(Problem)
Could you print each line of the material below exactly?
Provided information: Begin
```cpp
int vt_layernorm_act(const void* x, int in_dtype, int64_t ldx, void* y, int out_dtype, int64_t ldy,
                     const float* gamma, const float* beta, int64_t M, int32_t C, float eps,
                     int32_t silu, vt_stream stream);

typedef enum { VT_GN_FRAME = 0, VT_GN_PIXEL = 1, VT_GN_CLIP = 2 } vt_gn_scope;
// ... 214 lines not shown
```

### vidtok_amd/csrc/conv_igemm.hip

```cpp
#include <algorithm>
#include <atomic>
#include <type_traits>

#include "conv_select.h"

namespace {

template <typename H>
__global__ __launch_bounds__(256) void splitk_reduce_kernel(const float* __restrict__ part, int planes, long long M, int Cout, const float* __restrict__ bias,
                                                            const H* __restrict__ res, H* __restrict__ y) {
  const long long n8 = M * (Cout / 8);
  const long long plane = M * (long long)Cout;
  for (long long i = (long long)blockIdx.x * blockDim.x + threadIdx.x; i < n8; i += (long long)gridDim.x * blockDim.x) {
    const long long e = i * 8;
    const int c = (int)(e % Cout);
    float v[8];
    {
      const f32x4 a = *reinterpret_cast<const f32x4*>(part + e), b = *reinterpret_cast<const f32x4*>(part + e + 4);
#pragma unroll
      for (int k = 0; k < 4; ++k) { v[k] = a[k]; v[4 + k] = b[k]; }
    }
    for (int pz = 1; pz < planes; ++pz) {
      const f32x4 a = *reinterpret_cast<const f32x4*>(part + pz * plane + e), b = *reinterpret_cast<const f32x4*>(part + pz * plane + e + 4);
#pragma unroll
      for (int k = 0; k < 4; ++k) { v[k] += a[k]; v[4 + k] += b[k]; }
    }
    if (bias) {
      const f32x4 a = *reinterpret_cast<const f32x4*>(bias + c), b = *reinterpret_cast<const f32x4*>(bias + c + 4);
#pragma unroll
      for (int k = 0; k < 4; ++k) { v[k] += a[k]; v[4 + k] += b[k]; }
    }
    if (res) {
      Oct<H> r;
      r.load(res + e);
#pragma unroll
      for (int k = 0; k < 8; ++k) v[k] = r.get(k) + v[k];
    }
    Oct<H>::store(y + e, v);
  }
}

int launch_igemm(int dtype, bool out_f32, const ConvArgs& a, const IgemmVariant& v, int nbatch, void* stream) {
  switch (dtype) {
    case VT_F32: return vt_igemm_dispatch_f32(&a, &v, nbatch, stream);
    case VT_BF16X3: return vt_igemm_dispatch_x3(&a, &v, nbatch, stream);
    case VT_F16: return vt_igemm_dispatch_f16(&a, &v, nbatch, out_f32 ? 1 : 0, stream);
    default: return vt_igemm_dispatch_bf16(&a, &v, nbatch, out_f32 ? 1 : 0, stream);
  }
}
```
Provided information: End
(Your response)
```cpp
int vt_layernorm_act(const void* x, int in_dtype, int64_t ldx, void* y, int out_dtype, int64_t ldy,
                     const float* gamma, const float* beta, int64_t M, int32_t C, float eps,
                     int32_t silu, vt_stream stream);

typedef enum { VT_GN_FRAME = 0, VT_GN_PIXEL = 1, VT_GN_CLIP = 2 } vt_gn_scope;
// ... 214 lines not shown
```

### vidtok_amd/csrc/conv_igemm.hip

```cpp
#include <algorithm>
#include <atomic>
#include <type_traits>

#include "conv_select.h"

namespace {

template <typename H>
__global__ __launch_bounds__(256) void splitk_reduce_kernel(const float* __restrict__ part, int planes, long long M, int Cout, const float* __restrict__ bias,
                                                            const H* __restrict__ res, H* __restrict__ y) {
  const long long n8 = M * (Cout / 8);
  const long long plane = M * (long long)Cout;
  for (long long i = (long long)blockIdx.x * blockDim.x + threadIdx.x; i < n8; i += (long long)gridDim.x * blockDim.x) {
    const long long e = i * 8;
    const int c = (int)(e % Cout);
    float v[8];
    {
      const f32x4 a = *reinterpret_cast<const f32x4*>(part + e), b = *reinterpret_cast<const f32x4*>(part + e + 4);
#pragma unroll
      for (int k = 0; k < 4; ++k) { v[k] = a[k]; v[4 + k] = b[k]; }
    }
    for (int pz = 1; pz < planes; ++pz) {
      const f32x4 a = *reinterpret_cast<const f32x4*>(part + pz * plane + e), b = *reinterpret_cast<const f32x4*>(part + pz * plane + e + 4);
#pragma unroll
      for (int k = 0; k < 4; ++k) { v[k] += a[k]; v[4 + k] += b[k]; }
    }
    if (bias) {
      const f32x4 a = *reinterpret_cast<const f32x4*>(bias + c), b = *reinterpret_cast<const f32x4*>(bias + c + 4);
#pragma unroll
      for (int k = 0; k < 4; ++k) { v[k] += a[k]; v[4 + k] += b[k]; }
    }
    if (res) {
      Oct<H> r;
      r.load(res + e);
#pragma unroll
      for (int k = 0; k < 8; ++k) v[k] = r.get(k) + v[k];
    }
    Oct<H>::store(y + e, v);
  }
}

int launch_igemm(int dtype, bool out_f32, const ConvArgs& a, const IgemmVariant& v, int nbatch, void* stream) {
  switch (dtype) {
    case VT_F32: return vt_igemm_dispatch_f32(&a, &v, nbatch, stream);
    case VT_BF16X3: return vt_igemm_dispatch_x3(&a, &v, nbatch, stream);
    case VT_F16: return vt_igemm_dispatch_f16(&a, &v, nbatch, out_f32 ? 1 : 0, stream);
    default: return vt_igemm_dispatch_bf16(&a, &v, nbatch, out_f32 ? 1 : 0, stream);
  }
}
```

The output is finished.